UM QUADRO DA ESTÂNCIA

Autor: Érico Rodrigo Padilha
Intérprete: Milton Galo Dessotti
Amadrinhador: Alcione Padilha

Duvido um dia mais lindo que um domingo ensolarado,
pra se passar espichado na varanda do galpão.
Golpeando “uns gole” de canha, tomando mate,
pitando um crioulo, fechado a capricho, de um fumo tão bueno,
comprado na venda do Nico Cardoso.

No rádio, um tal João Machado,
“arranca” notas bonitas
de uma gaita de botão
floreando um chamamezito
num vai e vem compassado.

O gado no pasto, pastando silente na beira do açude.
Manada de potros, seguindo em silencio,
ao tranco “muy” lento da égua madrinha,
rebanho de ovelhas branqueando a pastagem,
e o grito rasgado de algum quero-quero cortando a canhada...

Na várzea do açude, um bando de garças,
se assusta com bote de alguma traira
que abre rodrilhas na flor do aguapé.
Na volta das casas, o cusco ovelheiro,
dormindo tranqüilo na sombra do rancho
e alguma galinha limpando o terreiro.

O manso João-Grande de asas abertas,
num vôo estendido pra os lados do poente,
parece até um anjo de braços abertos, descendo pra terra,
querendo salvar a alma da gente.

Pra os lados do cerro, o ronco sentido
de algum bugio macho chamando a parceira,
ecoa solito no ermo do campo
e chega com força pra os lados do rancho.

-Quanto causo, quanta lenda, nesses fundões de campanha!

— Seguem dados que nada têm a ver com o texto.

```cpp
extern "C" int mirl_gemm3_nn_qp(int64_t M, int64_t N, int64_t K, const float* A, int64_t lda, const float* B, int64_t ldb,
                                const float* emb, int64_t ldemb, const float* x, int64_t ldx, float* d_pre, int64_t ldd,
                                float* dx, int64_t lddx, float* db_partial, void* stream) {
  using namespace mirl;
  if (!emb || !x || !d_pre || !dx || !db_partial || ldemb < N || ldx < N || lddx < N || (ldemb % 4) || ((uintptr_t)emb % 16))
    return fail(MIRL_ERR_ARG, "gemm3_nn_qp: bad embedding / feature / output arguments");
  return g3_launch(1, M, N, K, A, lda, B, ldb, d_pre, ldd, nullptr, 0, nullptr, 0, x, ldx, 5, const_cast<float*>(emb), ldemb, stream,
                   nullptr, db_partial, dx, lddx);
}

extern "C" int mirl_gemm3_head_workspace_bytes(int64_t M, int64_t N, int64_t* bytes) {
  if (!bytes || M < 1 || N < 1) return mirl::fail(MIRL_ERR_ARG, "bad gemm3_head_workspace_bytes arguments");
  *bytes = 8 * (int64_t)sizeof(float) * M * ((N + 255) / 256 * 4);
  return MIRL_OK;
}

extern "C" int mirl_gemm3_nt_head(int64_t M, int64_t N, int64_t K, const float* A, int64_t lda, const float* B, int64_t ldb,
                                  float* C, int64_t ldc, const float* bias, int32_t relu, const float* w2, int32_t O,
                                  const float* bias2, float* out2, int64_t ldo, void* workspace, int64_t workspace_bytes,
                                  void* stream) {
  using namespace mirl;
  int64_t need = 0;
  if (O < 1 || O > 8 || !w2 || !out2 || ldo < O || !workspace || mirl_gemm3_head_workspace_bytes(M, N, &need) || workspace_bytes < need ||
      ((uintptr_t)workspace % 16) || (N % 4))
    return fail(MIRL_ERR_ARG, "bad gemm3_nt_head arguments (1 <= O <= 8, N % 4 == 0, 16-byte aligned workspace of head_workspace_bytes)");
  if (!C) ldc = N;
  int rc = g3_launch(0, M, N, K, A, lda, B, ldb, C, ldc, bias, relu, nullptr, 0, nullptr, 0, 0, nullptr, 0, stream, w2,
                     (float*)workspace);
  if (rc) return rc;
  const int ncb = (int)((N + 255) / 256 * 4);
  hipStream_t st = (hipStream_t)stream;
  ProfScope ps("k_g3_head_reduce", 4.0 * (8.0 * ncb + O) * (double)M, st);
  unsigned grid = (unsigned)((2 * M + 255) / 256); if (grid > 16384) grid = 16384;
  hipLaunchKernelGGL(k_g3_head_reduce, dim3(grid), dim3(256), 0, st, (const float*)workspace, ncb, M, (int)O, bias2, out2, ldo);
  MIRL_LAUNCH_CHECK();
  return MIRL_OK;
}
```

Baseline: 480,700.

## Add row-streaming K=64 gemm kernel for nt_mul with LDS-resident B

Adds a dedicated kernel for the IQN embedding gemm (K=64, N multiple of 32). It keeps the bf16x3-split B matrix resident in LDS for a column range and streams 32-row A blocks per wave, with XCD-aware block mapping. The multiplier row is hoisted once per block when the group is 32 rows or larger, and outputs use nontemporal stores. The aim is to avoid re-splitting and reloading B tiles and the split-K/tiling overhead of the generic gemm3 path. The cost is heavy LDS use per block and a larger code surface, and any shape that fails the checks falls back to the old path.

```diff
diff --git a/include/mirl.h b/include/mirl.h
--- a/include/mirl.h
+++ b/include/mirl.h
@@ -230,6 +230,10 @@
                const float* B, int64_t ldb, float* C, int64_t ldc, const float* bias, int32_t relu,
                void* workspace, int64_t workspace_bytes, void* stream);
 int mirl_gemm3_mid_set(int32_t mode);
+int mirl_gemm3_qrow_set(int32_t mode);
+int mirl_gemm3_nt_mul_path(int64_t M, int64_t N, int64_t K, const float* A, int64_t lda, const float* B, int64_t ldb,
+                           const float* C, int64_t ldc, const float* bias, const float* mul, int64_t ldmul,
+                           const float* pre, int64_t ldpre);
 int mirl_gemm3_nt_mul(int64_t M, int64_t N, int64_t K, const float* A, int64_t lda, const float* B,
                       int64_t ldb, float* C, int64_t ldc, const float* bias, int32_t relu,
                       const float* mul, int64_t ldmul, int32_t group_shift, float* pre, int64_t ldpre,
diff --git a/rltime_amd/_lib.py b/rltime_amd/_lib.py
--- a/rltime_amd/_lib.py
+++ b/rltime_amd/_lib.py
@@ -151,6 +151,8 @@
     "mirl_lstm_seq_fwd": [_i32, _i32, _i32, _vp, _vp, _vp, _vp, _vp, _vp, _vp, _vp, _vp, _vp, _vp, _i32, _vp, _vp],
     "mirl_lstm_seq_status": [_P(_i32)],
     "mirl_gemm3_mid_set": [_i32],
+    "mirl_gemm3_qrow_set": [_i32],
+    "mirl_gemm3_nt_mul_path": [_i64, _i64, _i64, _vp, _i64, _vp, _i64, _vp, _i64, _vp, _vp, _i64, _vp, _i64],
     "mirl_lstm_seq_fwd_grid": [_i32, _i32, _P(_i32), _P(_i64), _P(_i32), _P(_i32)],
     "mirl_lstm_seq_bwd_supported": [_i32, _i32, _i32],
     "mirl_lstm_seq_bwd_workspace_bytes": [_i32, _i32, _P(_i64)],
diff --git a/rltime_amd/csrc/gemm3.hip b/rltime_amd/csrc/gemm3.hip
--- a/rltime_amd/csrc/gemm3.hip
+++ b/rltime_amd/csrc/gemm3.hip
@@ -495,6 +495,159 @@
       }
     }
     asm volatile("s_waitcnt lgkmcnt(0)" ::: "memory");
+  }
+}
+
+constexpr int QR_WAVES = 16;
+constexpr int QR_COLS = 256;
+constexpr int QR_BPITCH = 144;
+constexpr int QR_BPLANE = QR_COLS * QR_BPITCH;
+constexpr int QR_TFLOATS = 16 * 32;
+constexpr int QR_T_OFF = 3 * QR_BPLANE;
+constexpr int QR_BIAS_OFF = QR_T_OFF + QR_WAVES * QR_TFLOATS * 4;
+constexpr int QR_MUL_OFF = QR_BIAS_OFF + QR_COLS * 4;
+constexpr int QR_LDS = QR_MUL_OFF + QR_WAVES * QR_COLS * 4;
+
+struct QRowArgs {
+  const float* A; const float* B; float* C; const float* bias; const float* mul; float* pre;
+  int64_t M, lda, ldb, ldc, ldmul, ldpre;
+  int64_t blocks;
+  int N, relu, mul_shift;
+  int ranges;
+  int range_tiles;
+  int streams;
+};
+
+__device__ __forceinline__ g3_bf16x8 qr_frag(uint2 a, uint2 b) {
+  const uint4 u = make_uint4(a.x, a.y, b.x, b.y);
+  return __builtin_bit_cast(g3_bf16x8, u);
+}
+
+template <bool HOIST>
+__global__ void __launch_bounds__(1024)
+k_gemm3_qrow(QRowArgs g) {
+  extern __shared__ __attribute__((aligned(16))) char g3_lds[];
+  const int t = threadIdx.x, lane = t & 63;
+  const int wu = __builtin_amdgcn_readfirstlane(t >> 6);
+  const int b = blockIdx.x, xcd = b & 7, l = b >> 3;
+  const int range = l % g.ranges, stream = (l / g.ranges) * 8 + xcd;
+  if (stream >= g.streams) return;
+  const int n0 = range * g.range_tiles * 32;
+  int ncols = g.N - n0; if (ncols > g.range_tiles * 32) ncols = g.range_tiles * 32;
+  if (ncols <= 0) return;
+  const int ntiles = ncols >> 5;
+
+  {
+    const int r = t >> 2, kq = t & 3;
+    if (r < ncols) {
+      const float* src = g.B + (int64_t)(n0 + r) * g.ldb + kq * 16;
+      float4 q[4];
+#pragma unroll
+      for (int e = 0; e < 4; ++e) q[e] = *reinterpret_cast<const float4*>(src + 4 * e);
+      char* d = g3_lds + r * QR_BPITCH + kq * 32;
+#pragma unroll
+      for (int e = 0; e < 4; ++e) {
+        const float v[4] = {q[e].x, q[e].y, q[e].z, q[e].w};
+        uint2 h, m, lo;
+        g3_split4(v, h, m, lo);
+        *reinterpret_cast<uint2*>(d + e * 8) = h;
+        *reinterpret_cast<uint2*>(d + QR_BPLANE + e * 8) = m;
+        *reinterpret_cast<uint2*>(d + 2 * QR_BPLANE + e * 8) = lo;
+      }
+    }
+    if (t < QR_COLS) reinterpret_cast<float*>(g3_lds + QR_BIAS_OFF)[t] = (g.bias && t < ncols) ? g.bias[n0 + t] : 0.f;
+  }
+  g3_barrier();
+
+  float* tl = reinterpret_cast<float*>(g3_lds + QR_T_OFF) + wu * QR_TFLOATS;
+  float* ml = reinterpret_cast<float*>(g3_lds + QR_MUL_OFF) + wu * QR_COLS;
+  const float* bl = reinterpret_cast<const float*>(g3_lds + QR_BIAS_OFF);
+  const int frow = lane & 31, kg = lane >> 5;
+  const char* bfrag = g3_lds + frow * QR_BPITCH + kg * 16;
+  const int c4 = lane & 7, rq = lane >> 3;
+  constexpr int PA[6] = {2, 0, 1, 1, 0, 0};
+  constexpr int PB[6] = {0, 2, 1, 0, 1, 0};
+
+  for (int64_t blk = (int64_t)stream * QR_WAVES + wu; blk < g.blocks; blk += (int64_t)g.streams * QR_WAVES) {
+    const int64_t m0 = blk * 32;
+    g3_bf16x8 a[4][3];
+    {
+      int64_t arow = m0 + frow; if (arow > g.M - 1) arow = g.M - 1;
+      const float* pa = g.A + arow * g.lda + kg * 8;
+      float4 q[4][2];
+#pragma unroll
+      for (int s = 0; s < 4; ++s)
+#pragma unroll
+        for (int e = 0; e < 2; ++e) q[s][e] = *reinterpret_cast<const float4*>(pa + 16 * s + 4 * e);
+      if (HOIST) {
+        float4 mv = make_float4(0.f, 0.f, 0.f, 0.f);
+        if (lane * 4 < ncols) mv = *reinterpret_cast<const float4*>(g.mul + (m0 >> g.mul_shift) * g.ldmul + n0 + lane * 4);
+        *reinterpret_cast<float4*>(ml + lane * 4) = mv;
+      }
+#pragma unroll
+      for (int s = 0; s < 4; ++s) {
+        const float v0[4] = {q[s][0].x, q[s][0].y, q[s][0].z, q[s][0].w};
+        const float v1[4] = {q[s][1].x, q[s][1].y, q[s][1].z, q[s][1].w};
+        uint2 h0, m0_, l0, h1, m1, l1;
+        g3_split4(v0, h0, m0_, l0);
+        g3_split4(v1, h1, m1, l1);
+        a[s][0] = qr_frag(h0, h1); a[s][1] = qr_frag(m0_, m1); a[s][2] = qr_frag(l0, l1);
+      }
+    }
+
+#pragma unroll 1
+    for (int j = 0; j < ntiles; ++j) {
+      const int cl = j * 32 + c4 * 4;
+      const int64_t col = n0 + cl;
+      g3_f32x16 acc;
+#pragma unroll
+      for (int r = 0; r < 16; ++r) acc[r] = 0.0f;
+      const char* pb = bfrag + j * 32 * QR_BPITCH;
+#pragma unroll
+      for (int s = 0; s < 4; ++s) {
+        g3_bf16x8 bf[3];
+#pragma unroll
+        for (int p = 0; p < 3; ++p) bf[p] = *reinterpret_cast<const g3_bf16x8*>(pb + p * QR_BPLANE + s * 32);
+#pragma unroll
+        for (int c = 0; c < 6; ++c) acc = g3_mfma(a[s][PA[c]], bf[PB[c]], acc);
+      }
+
+      const float4 bv = *reinterpret_cast<const float4*>(bl + cl);
+      float4 mg[2][2];
+      if (HOIST) {
+        mg[0][0] = *reinterpret_cast<const float4*>(ml + cl);
+      } else {
+#pragma unroll
+        for (int h = 0; h < 2; ++h)
+#pragma unroll
+          for (int q = 0; q < 2; ++q) {
+            int64_t row = m0 + h * 16 + q * 8 + rq; if (row > g.M - 1) row = g.M - 1;
+            mg[h][q] = *reinterpret_cast<const float4*>(g.mul + (row >> g.mul_shift) * g.ldmul + col);
+          }
+      }
+
+#pragma unroll
+      for (int h = 0; h < 2; ++h) {
+#pragma unroll
+        for (int rr = 0; rr < 8; ++rr) tl[((rr & 3) + 8 * (rr >> 2) + 4 * kg) * 32 + frow] = acc[8 * h + rr];
+        asm volatile("s_waitcnt lgkmcnt(0)" ::: "memory");
+#pragma unroll
+        for (int q = 0; q < 2; ++q) {
+          const int rl = q * 8 + rq;
+          const int64_t row = m0 + h * 16 + rl;
+          float4 v = *reinterpret_cast<const float4*>(tl + rl * 32 + c4 * 4);
+          if (row < g.M) {
+            v.x += bv.x; v.y += bv.y; v.z += bv.z; v.w += bv.w;
+            if (g.relu) { v.x = v.x > 0.f ? v.x : 0.f; v.y = v.y > 0.f ? v.y : 0.f; v.z = v.z > 0.f ? v.z : 0.f; v.w = v.w > 0.f ? v.w : 0.f; }
+            if (g.pre) __builtin_nontemporal_store(g3_f32x4{v.x, v.y, v.z, v.w}, reinterpret_cast<g3_f32x4*>(g.pre + row * g.ldpre + col));
+            const float4 m = HOIST ? mg[0][0] : mg[h][q];
+            v.x *= m.x; v.y *= m.y; v.z *= m.z; v.w *= m.w;
+            __builtin_nontemporal_store(g3_f32x4{v.x, v.y, v.z, v.w}, reinterpret_cast<g3_f32x4*>(g.C + row * g.ldc + col));
+          }
+        }
+        asm volatile("s_waitcnt lgkmcnt(0)" ::: "memory");
+      }
+    }
   }
 }
 
@@ -673,12 +826,67 @@
   return MIRL_OK;
 }
 
+static int g_g3_qrow_mode = -1;
+
+static int g3_qrow_path(int64_t M, int64_t N, int64_t K, const float* A, int64_t lda, const float* B, int64_t ldb, const float* C,
+                        int64_t ldc, const float* bias, const float* mul, int64_t ldmul, const float* pre, int64_t ldpre) {
+  if (g_g3_qrow_mode == 0) return 0;
+  if (K != 64 || M < 1 || N < 32 || (N % 32)) return 0;
+  if (lda < 64 || ldb < 64 || (lda % 4) || (ldb % 4) || ((uintptr_t)A % 16) || ((uintptr_t)B % 16)) return 0;
+  if ((ldc % 4) || ((uintptr_t)C % 16) || ((uintptr_t)bias % 16) || (ldmul % 4) || ((uintptr_t)mul % 16)) return 0;
+  if (pre && ((ldpre % 4) || ((uintptr_t)pre % 16))) return 0;
+  return 1;
+}
+
+extern "C" int mirl_gemm3_qrow_set(int32_t mode) {
+  if (mode < -1 || mode > 1) return mirl::fail(MIRL_ERR_ARG, "gemm3_qrow_set: mode is -1 (default), 0 or 1");
+  g_g3_qrow_mode = mode;
+  return MIRL_OK;
+}
+
+extern "C" int mirl_gemm3_nt_mul_path(int64_t M, int64_t N, int64_t K, const float* A, int64_t lda, const float* B, int64_t ldb,
+                                      const float* C, int64_t ldc, const float* bias, const float* mul, int64_t ldmul,
+                                      const float* pre, int64_t ldpre) {
+  return g3_qrow_path(M, N, K, A, lda, B, ldb, C, ldc, bias, mul, ldmul, pre, ldpre);
+}
+
 extern "C" int mirl_gemm3_nt_mul(int64_t M, int64_t N, int64_t K, const float* A, int64_t lda, const float* B, int64_t ldb,
                                  float* C, int64_t ldc, const float* bias, int32_t relu, const float* mul, int64_t ldmul,
                                  int32_t group_shift, float* pre, int64_t ldpre, void* stream) {
   using namespace mirl;
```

... Bem ali no Capão alto, na encosta do Cerro grande,
há uma tapera abandonada...
A cuscada chimarrona, tomou conta da morada
do finado Juventino.
Coitado do Juventino...
Perdêra tudo o que tinha num domingo de carreira
e se enforcou numa figueira bem atrás do seu ranchinho...

... Mais adiante na canhada, descendo lançante abaixo
pra os lados do cemitério, diz que o neto do seu Doca,
se topou com o “lobisome” numa noite de setembro.
Guri ladino e maleva, voltou mais “Branco” e assustado
Que tatu encurralado numa toca abandonada...

Às vezes, me perco, mirando o horizonte,
remoendo recuerdos de lindas lembranças,
lembranças tão vivas, com cheiro de infância,
às vezes fugazes, as vezes perdidas,
mas nunca esquecidas, são partes da Estância,
tamanha a importância na vida da gente.

Recordo a piazada dos tempos de infância,
das tropas-de-osso, bodoque ao pescoço,
correndo sem rumo pra os banhos de sanga.
O pai na mangueira, lidando com o gado,
a mãe “pelas casa”, tratando dos bichos,
e do meu ofício, “guri de recado” .

- Que tempos aqueles!

E quando já moços num fundo de campo,
lidando com o gado, marcando e banhando,
tosando a martelo, na safra dos velos,
depois da jornada, n’algum olho-d’água,
beirando a sanguita por entre as canhadas,
voltando ao galpão pra um dedo de prosa,
contando da lida, do gado e da tosa,
na hora do mate, a Hora Sagrada.

E os fins de semana, mas que gauchadas!
Cavalo encilhado pra os dias de festa,
fandangos de campo, bailão de ramada,
dançando pachola co’alguma “morocha”
um chote “clinudo”, ou uma vaneira marcada!

E a dona do rancho...
que china lindaça, que flor de morena,
a prenda mais linda que um dia eu já vi,
tão meiga e tão doce qual flor da açucena.
E eu bagual bruto, de tantas potreadas,
me fiz potro manso, diante os encantos daquela morena.

E os anos foram passando...
Chegaram os filhos, vieram os netos,
enfim, o progresso.
Os filhos criados pegaram seus rumos,
já faz algum tempo que a velha se foi,
deixando saudades, cá dentro do peito
e lindos recuerdos no meu pensamento...

Bueno, o sol se despede por trás da coxilha,
deixando um clarão na boca da noite
que desde de manso cobrindo o rincão.
A lua se achega pra os lados do rancho
e esboça um retrato no quadro da estância,
deixando seu brilho na tela do pago,
enchendo meus olhos de campo e saudade,
que por certo, um Deus pintor, escolheu pra retratar.